*** THE DATA ***

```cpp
__device__ __forceinline__ void frag_load_nn_rt(FragNN<4, 8>& f, const float* __restrict__ Bm, int ldb, int nchunks) {
    const int lane = threadIdx.x & 63, r = lane & 15, q = lane >> 4;
    f.bp = Bm + (size_t)(q * 4) * ldb + 4 * r;
    f.ldb = ldb;
#pragma unroll
    for (int c = 0; c < kRing - 1; ++c) frag_chunk_nn(f, c, min(c, nchunks - 1));
    __builtin_amdgcn_sched_barrier(0);
}
__device__ __forceinline__ void frag_mma_nn_rt(FragNN<4, 8>& f, const float* As, int lda, int nchunks, f32x4 (&acc)[4]) {
    const int lane = threadIdx.x & 63, r = lane & 15, q = lane >> 4;
    const float* ap = As + r * lda + q * 4;
    float4 a_nxt = *reinterpret_cast<const float4*>(ap);
    for (int c0 = 0; c0 < nchunks; c0 += kRing) {
#pragma unroll
        for (int u = 0; u < kRing; ++u) {
            const int c = c0 + u;
            if (c + kRing - 1 < nchunks) frag_chunk_nn(f, (u + kRing - 1) % kRing, c + kRing - 1);
            __builtin_amdgcn_sched_barrier(0);
            if (c < nchunks)
#pragma unroll
                for (int k = 0; k < 2; ++k) {
                    const float4 a = a_nxt;
                    a_nxt = *reinterpret_cast<const float4*>(ap + (c * 2 + k + 1) * 16);
                    const float av[4] = {a.x, a.y, a.z, a.w};
#pragma unroll
                    for (int i = 0; i < 4; ++i) {
                        const float* bv = reinterpret_cast<const float*>(&f.ring[u][k][i]);
#pragma unroll
                        for (int t = 0; t < 4; ++t) acc[t] = mfma4(av[i], bv[t], acc[t]);
                    }
                }
        }
    }
}

__host__ __device__ inline size_t attc2_scratch_floats(int L) { return (size_t)kTile * (attc2_lpad(L) + 4) + 2 * kTile * (kD + 4) + 2 * kTile * 8; }
__host__ __device__ inline size_t attc2_persist_bytes(int L, int F, int AG) {
    return (size_t)(kD * 8 + AG * L * F + 8) * sizeof(float) + (size_t)AG * attc2_lpad(L);
}
template <int AG>
__device__ __forceinline__ void attc2_stage(const float* feats, const uint8_t* mask, long long mstride, const float* wlp, int L, int Lpad, int F,
                                            const int n0, const int N, float* persist) {
    const int tid = threadIdx.x, w = __builtin_amdgcn_readfirstlane(tid >> 6);
    float* wlp_s = persist;
    float* feats_s = wlp_s + kD * 8;
    uint8_t* mk_s = reinterpret_cast<uint8_t*>(feats_s + AG * L * F + 8);
    const int nreg = min(AG, N - n0);
    const float* fg = feats + (size_t)n0 * L * F;
    const int nf = nreg * L * F;
    constexpr int NFL = AG == 8 ? 12 : AG == 4 ? 6 : AG == 2 ? 3 : 2;
    const bool f16b = ((L * F) & 3) == 0 && AG * L * F <= NFL * 4 * kAT && (reinterpret_cast<uintptr_t>(fg) & 15) == 0;
    if (f16b) {
        const int n4 = (AG * L * F) >> 2, last4 = (nf >> 2) - 1;
#pragma unroll
        for (int u = 0; u < NFL; ++u) {
            const int i = tid + u * kAT;
            typedef __attribute__((address_space(3))) void* lds_void;
            typedef const __attribute__((address_space(1))) void* glb_void;
            if (i < n4)
                __builtin_amdgcn_global_load_lds((glb_void)(fg + (size_t)min(i, last4) * 4), (lds_void)(feats_s + (size_t)(w * 64 + u * kAT) * 4), 16, 0, 0);
        }
    } else {
        for (int i = tid; i < AG * L * F; i += kAT) feats_s[i] = i < nf ? ldg(fg + i) : 0.f;
    }
    if (tid < 8) feats_s[AG * L * F + tid] = 0.f;
    static_assert(kD * 8 == 2 * kAT, "wlp staging assumes two entries per thread");
    wlp_s[tid] = (tid & 7) < F ? ldg(wlp + (tid >> 3) * F + (tid & 7)) : 0.f;
    wlp_s[tid + kAT] = (tid & 7) < F ? ldg(wlp + ((tid + kAT) >> 3) * F + (tid & 7)) : 0.f;
    const uint8_t* mg = mask + (size_t)n0 * mstride;
    const bool words = ((L | (int)mstride | (int)(reinterpret_cast<uintptr_t>(mask))) & 3) == 0;
    if (words) {
        const int LW = Lpad >> 2, lw = L >> 2;
        uint32_t* mk_w = reinterpret_cast<uint32_t*>(mk_s);
        for (int idx = tid; idx < AG * LW; idx += kAT) {
            const int sreg = idx / LW, jw = idx - sreg * LW;
            mk_w[idx] = (sreg < nreg && jw < lw) ? *(const CF_GLOBAL uint32_t*)(mg + (size_t)sreg * mstride + 4 * jw) : 0x01010101u;
        }
    } else {
        for (int s = 0; s < AG; ++s)
            for (int j = tid; j < Lpad; j += kAT) mk_s[s * Lpad + j] = (s < nreg && j < L) ? *(const CF_GLOBAL uint8_t*)(mg + (size_t)s * mstride + j) : (uint8_t)1;
    }
}
template <bool BWD, int AG, bool STAGED = false>
__device__ __forceinline__ void attc2_body(const Attc2Args& a, const int r, const int n0, const int N, float* scratch, float* persist,
                                           const int stamp_wg = -1) {
    constexpr int kAG = AG;
    const int tid = threadIdx.x;
    const int w = tid >> 6, lane = tid & 63, lr = lane & 15, lq = lane >> 4;
    const int L = a.L[r], Lpad = a.Lpad[r], LT = a.LT[r], F = a.F, LS = Lpad + 4;
    constexpr int LD = kD + 4, NW = kAT / 64;
    float* sc_s = scratch;
    float* vin_s = sc_s + kTile * LS;
    float* red_s = vin_s + kTile * LD;
    float* u_s = red_s + kTile * LD;
    float* w_s = u_s + kTile * 8;
    float* wlp_s = persist;
    float* feats_s = wlp_s + kD * 8;
    uint8_t* mk_s = reinterpret_cast<uint8_t*>(feats_s + kAG * L * F + 8);
    const int nreg = min(kAG, N - n0);

    CF_STAMP2(0);
    if (a.tall && tid == 0 && stamp_wg >= 0) a.tall[stamp_wg * 2] = __builtin_amdgcn_s_memtime();
    const int nblk = (L + 63) / 64;
    float* stat_s = red_s;
    static_assert(2 * kTile * 16 <= kTile * LD, "statistics fit in the K-split partial buffer");
    FragNN<4, 8> ft0;
    const float* fg = a.feats[r] + (size_t)n0 * L * F;
    const int nf = nreg * L * F;
    constexpr int NFL = AG == 8 ? 12 : AG == 4 ? 6 : AG == 2 ? 3 : 2;
    const bool f16b = ((L * F) & 3) == 0 && kAG * L * F <= NFL * 4 * kAT;
    float4 fv12[NFL];
    {
        const uint8_t* mg = a.mask[r] + (size_t)n0 * a.mstride[r];
        const bool words = ((L | (int)a.mstride[r] | (int)(reinterpret_cast<uintptr_t>(a.mask[r]))) & 3) == 0;
        const int LW = Lpad >> 2, lw = L >> 2;
        constexpr int MW = kAG >= 2 ? kAG / 2 : 1;
        float4 vv = make_float4(0.f, 0.f, 0.f, 0.f);
        {
            const int m = tid >> 5, c4 = tid & 31;
            if ((m >> 1) < nreg) vv = ldg4(a.vin[r] + (size_t)n0 * 256 + m * kD + c4 * 4);
        }
        const float wl0 = !STAGED && (tid & 7) < F ? ldg(a.wlp[r] + (tid >> 3) * F + (tid & 7)) : 0.f;
        const float wl1 = !STAGED && (tid & 7) < F ? ldg(a.wlp[r] + ((tid + kAT) >> 3) * F + (tid & 7)) : 0.f;
        uint32_t mwv[MW];
        if (!STAGED && words) {
#pragma unroll
            for (int k = 0; k < MW; ++k) {
                const int idx = tid + k * kAT, sreg = idx / LW, jw = idx - sreg * LW;
                mwv[k] = (idx < kAG * LW && sreg < nreg && jw < lw) ? *(const CF_GLOBAL uint32_t*)(mg + (size_t)sreg * a.mstride[r] + 4 * jw) : 0x01010101u;
            }
        }
        {
            if (!STAGED) {
                const float* fa = reinterpret_cast<const float*>(reinterpret_cast<uintptr_t>(fg) & ~(uintptr_t)15);
                const int last4 = f16b ? (nf >> 2) - 1 : max((nf >> 2) - 2, 0);
#pragma unroll
                for (int u = 0; u < NFL; ++u) fv12[u] = ldg4(fa + (size_t)min(tid + u * kAT, last4) * 4);
            }
            const float* bm_ = a.pet[r] + min(w, nblk - 1) * 64;
            ft0.bp = bm_ + (size_t)(lq * 4) * LT + 4 * lr;
            ft0.ldb = LT;
            frag_chunk_nn(ft0, 0, 0);
        }
        __builtin_amdgcn_sched_barrier(0);
        stat_s[tid] = tid < kTile * 16 ? 0.f : -INFINITY;
        if (tid < kTile) u_s[tid * 8 + 7] = 0.f;
        {
            const int m = tid >> 5;
            for (int j = L + (tid & 31); j < Lpad; j += 32) sc_s[m * LS + j] = 0.f;
        }
        *reinterpret_cast<float4*>(vin_s + (tid >> 5) * LD + (tid & 31) * 4) = vv;
        static_assert(kD * 8 == 2 * kAT, "wlp staging assumes two entries per thread");
        if (!STAGED) {
            wlp_s[tid] = wl0;
            wlp_s[tid + kAT] = wl1;
        }
        if (STAGED) {
        } else if (words) {
            uint32_t* mk_w = reinterpret_cast<uint32_t*>(mk_s);
#pragma unroll
            for (int k = 0; k < MW; ++k)
                if (tid + k * kAT < kAG * LW) mk_w[tid + k * kAT] = mwv[k];
        } else {
            for (int s = 0; s < kAG; ++s)
                for (int j = tid; j < Lpad; j += kAT)
                    mk_s[s * Lpad + j] = (s < nreg && j < L) ? *(const CF_GLOBAL uint8_t*)(mg + (size_t)s * a.mstride[r] + j) : (uint8_t)1;
        }
    }
    CF_STAMP2(10);
    __syncthreads();
    CF_STAMP2(1);
    float ub[32];
    if (w == NW - 1) {
        const float* wp_ = a.wlp[r] + (size_t)(lq * 4) * F + min(lr, F - 1);
#pragma unroll
        for (int st8 = 0; st8 < 8; ++st8)
#pragma unroll
            for (int i = 0; i < 4; ++i) ub[st8 * 4 + i] = ldg(wp_ + (size_t)(st8 * 16 + i) * F);
    }
    f32x4 acc2[2][4];
    zero_acc(acc2[0]);
    zero_acc(acc2[1]);
    {
        const float* ap = vin_s + lr * LD + lq * 4;
        auto products = [&](auto c_c) {
            constexpr int c = decltype(c_c)::value;
            if (w < nblk)
#pragma unroll
                for (int k = 0; k < 2; ++k) {
                    const float4 av4 = *reinterpret_cast<const float4*>(ap + (c * 2 + k) * 16);
                    const float av[4] = {av4.x, av4.y, av4.z, av4.w};
#pragma unroll
                    for (int i = 0; i < 4; ++i) {
                        const float* bv = reinterpret_cast<const float*>(&ft0.ring[c][k][i]);
#pragma unroll
                        for (int t = 0; t < 4; ++t) acc2[0][t] = mfma4(av[i], bv[t], acc2[0][t]);
                    }
                }
        };
        frag_chunk_nn(ft0, 1, 1);
        frag_chunk_nn(ft0, 2, 2);
        __builtin_amdgcn_sched_barrier(0);
        if (w == NW - 1) {
            f32x4 ua = {0.f, 0.f, 0.f, 0.f};
#pragma unroll
            for (int st8 = 0; st8 < 8; ++st8) {
                const float4 av = *reinterpret_cast<const float4*>(ap + st8 * 16);
                ua = mfma4(av.x, ub[st8 * 4], ua);
                ua = mfma4(av.y, ub[st8 * 4 + 1], ua);
                ua = mfma4(av.z, ub[st8 * 4 + 2], ua);
                ua = mfma4(av.w, ub[st8 * 4 + 3], ua);
            }
            if (lr < F)
#pragma unroll
                for (int ii = 0; ii < 4; ++ii) u_s[(lq * 4 + ii) * 8 + lr] = ua[ii];
        }
        __builtin_amdgcn_sched_barrier(0);
        products(std::integral_constant<int, 0>{});
        __builtin_amdgcn_sched_barrier(0);
        frag_chunk_nn(ft0, 3, 3);
        __builtin_amdgcn_sched_barrier(0);
        products(std::integral_constant<int, 1>{});
        products(std::integral_constant<int, 2>{});
        products(std::integral_constant<int, 3>{});
    }
    if (w + NW < nblk) {
        FragNN<4, 8> ft;
        frag_load_nn(ft, a.pet[r] + (w + NW) * 64, LT);
        frag_mma_nn(ft, vin_s, LD, acc2[1]);
    }
    CF_STAMP2(8);
    if (STAGED) {
    } else if (f16b) {
        const int n4 = (kAG * L * F) >> 2;
#pragma unroll
        for (int u = 0; u < NFL; ++u) {
            const int i = tid + u * kAT;
            if (i < n4) *reinterpret_cast<float4*>(feats_s + (size_t)i * 4) = fv12[u];
        }
        if (tid < 8) feats_s[kAG * L * F + tid] = 0.f;
    } else {
        for (int i = tid; i < kAG * L * F + 8; i += kAT) feats_s[i] = i < nf ? ldg(fg + i) : 0.f;
    }
    const int cg = w & 1, kh = w >> 1, kper = Lpad / 4;
    FragNN<4, 8> fp5;
    frag_load_nn_rt(fp5, a.pe[r] + (size_t)(kh * kper) * kD + cg * 64, kD, kper / 32);
    CF_STAMP2(9);
    __syncthreads();
    CF_STAMP2(2);
    float xs[2][4][4];
    float4 pv[2][4];
    float bstat[2][4];
#pragma unroll
    for (int bi = 0; bi < 2; ++bi) {
        const int jb = w + bi * NW;
        if (jb >= nblk) continue;
        const int j0 = jb * 64 + 4 * lr;
        if (BWD) {
#pragma unroll
            for (int ii = 0; ii < 4; ++ii) {
                const int m = lq * 4 + ii;
                pv[bi][ii] = make_float4(0.f, 0.f, 0.f, 0.f);
                if ((m >> 1) < nreg && (m >> 1) < kAG) {
                    const float* pg = a.p[r] + ((size_t)n0 * 2 + m) * L;
                    if (j0 + 3 < L && (L & 3) == 0) pv[bi][ii] = (CF_TRUNK_NT & 2) ? ldg4_nt(pg + j0) : ldg4(pg + j0);
                    else {
                        if (j0 < L) pv[bi][ii].x = ldg(pg + j0);
                        if (j0 + 1 < L) pv[bi][ii].y = ldg(pg + j0 + 1);
                        if (j0 + 2 < L) pv[bi][ii].z = ldg(pg + j0 + 2);
                        if (j0 + 3 < L) pv[bi][ii].w = ldg(pg + j0 + 3);
                    }
                }
            }
        }
#pragma unroll
        for (int sp = 0; sp < 2; ++sp) {
            const int s = lq * 2 + sp;
            if (s >= kAG) continue;
            float fv[4][8];
            if (j0 + 3 < L && F == 7) {
                const float4* fp4 = reinterpret_cast<const float4*>(feats_s + (size_t)(s * L + j0) * 7);
                float tmp[28];
#pragma unroll
                for (int k = 0; k < 7; ++k) {
                    const float4 t4 = fp4[k];
                    tmp[4 * k] = t4.x;
                    tmp[4 * k + 1] = t4.y;
                    tmp[4 * k + 2] = t4.z;
                    tmp[4 * k + 3] = t4.w;
                }
#pragma unroll
                for (int t = 0; t < 4; ++t)
#pragma unroll
                    for (int f = 0; f < 8; ++f) fv[t][f] = f < 7 ? tmp[t * 7 + f] : 0.f;
            } else {
#pragma unroll
                for (int t = 0; t < 4; ++t)
#pragma unroll
                    for (int f = 0; f < 8; ++f) fv[t][f] = (j0 + t < L && f < F) ? feats_s[(size_t)(s * L + j0 + t) * F + f] : 0.f;
            }
            const uint32_t mw = *reinterpret_cast<const uint32_t*>(mk_s + s * Lpad + j0);
#pragma unroll
            for (int hd = 0; hd < 2; ++hd) {
                const int ii = sp * 2 + hd, m = lq * 4 + ii;
                const float4 u0 = *reinterpret_cast<const float4*>(u_s + m * 8), u1 = *reinterpret_cast<const float4*>(u_s + m * 8 + 4);
                float bm = -INFINITY;
#pragma unroll
                for (int t = 0; t < 4; ++t) {
                    float x = acc2[bi][t][ii];
                    x = fmaf(fv[t][0], u0.x, x);
                    x = fmaf(fv[t][1], u0.y, x);
                    x = fmaf(fv[t][2], u0.z, x);
                    x = fmaf(fv[t][3], u0.w, x);
                    x = fmaf(fv[t][4], u1.x, x);
                    x = fmaf(fv[t][5], u1.y, x);
                    x = fmaf(fv[t][6], u1.z, x);
                    x = fmaf(fv[t][7], u1.w, x);
                    if (!BWD) {
                        x = x * a.rscale;
                        if ((mw >> (8 * t)) & 0xffu) x = kMaskFill;
                        if (j0 + t < L) bm = fmaxf(bm, x);
                    }
                    xs[bi][ii][t] = x;
                }
                float part;
                if (!BWD) {
                    bm = group16_max(bm);
                    part = 0.f;
#pragma unroll
                    for (int t = 0; t < 4; ++t) {
                        const float e = j0 + t < L ? __expf(xs[bi][ii][t] - bm) : 0.f;
                        xs[bi][ii][t] = e;
                        part += e;
                    }
                    bstat[bi][ii] = bm;
                } else {
                    const float4 p4 = pv[bi][ii];
                    part = (p4.x * xs[bi][ii][0] + p4.y * xs[bi][ii][1]) + (p4.z * xs[bi][ii][2] + p4.w * xs[bi][ii][3]);
                }
                part = group16_sum(part);
                if (lr == 0) {
                    stat_s[m * 16 + jb] = part;
                    if (!BWD) stat_s[kTile * 16 + m * 16 + jb] = bm;
                }
            }
        }
    }
    __syncthreads();
    CF_STAMP2(3);
#pragma unroll
    for (int ii = 0; ii < 4; ++ii) {
        const int m = lq * 4 + ii, s = m >> 1;
        if (s >= kAG || w >= nblk) continue;
        const bool present = s < nreg;
        float fac[2] = {0.f, 0.f}, dot = 0.f;
        const float bsum = stat_s[m * 16 + lr];
        if (!BWD) {
            const float bmax = stat_s[kTile * 16 + m * 16 + lr];
            const float mx = group16_max(bmax);
            const float z = group16_sum(bsum * __expf(bmax - mx));
            const float rz = 1.0f / z;
#pragma unroll
            for (int bi = 0; bi < 2; ++bi) fac[bi] = (w + bi * NW < nblk) ? __expf(bstat[bi][ii] - mx) * rz : 0.f;
        } else {
            dot = group16_sum(bsum);
        }
#pragma unroll
        for (int bi = 0; bi < 2; ++bi) {
            const int jb = w + bi * NW;
            if (jb >= nblk) continue;
            const int j0 = jb * 64 + 4 * lr;
            float4 o;
            if (!BWD) {
                o = make_float4(xs[bi][ii][0] * fac[bi], xs[bi][ii][1] * fac[bi], xs[bi][ii][2] * fac[bi], xs[bi][ii][3] * fac[bi]);
                if (present) {
                    float* pg = a.p[r] + ((size_t)n0 * 2 + m) * L;
                    if (j0 + 3 < L && (L & 3) == 0) {
                        if (CF_TRUNK_NT & 1) stg4_nt(pg + j0, o);
                        else stg4(pg + j0, o);
                    }
                    else {
                        if (j0 < L) stg(pg + j0, o.x);
                        if (j0 + 1 < L) stg(pg + j0 + 1, o.y);
                        if (j0 + 2 < L) stg(pg + j0 + 2, o.z);
                        if (j0 + 3 < L) stg(pg + j0 + 3, o.w);
                    }
                }
            } else {
                const uint32_t mw = *reinterpret_cast<const uint32_t*>(mk_s + s * Lpad + j0);
                const float4 p4 = pv[bi][ii];
                o.x = (mw & 0xffu) ? 0.f : p4.x * (xs[bi][ii][0] - dot) * a.rscale;
                o.y = (mw & 0xff00u) ? 0.f : p4.y * (xs[bi][ii][1] - dot) * a.rscale;
// ... 148 lines not shown
```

***

Your answer should be the lines of the records that include the word "entries".

    static_assert(kD * 8 == 2 * kAT, "wlp staging assumes two entries per thread");
        static_assert(kD * 8 == 2 * kAT, "wlp staging assumes two entries per thread");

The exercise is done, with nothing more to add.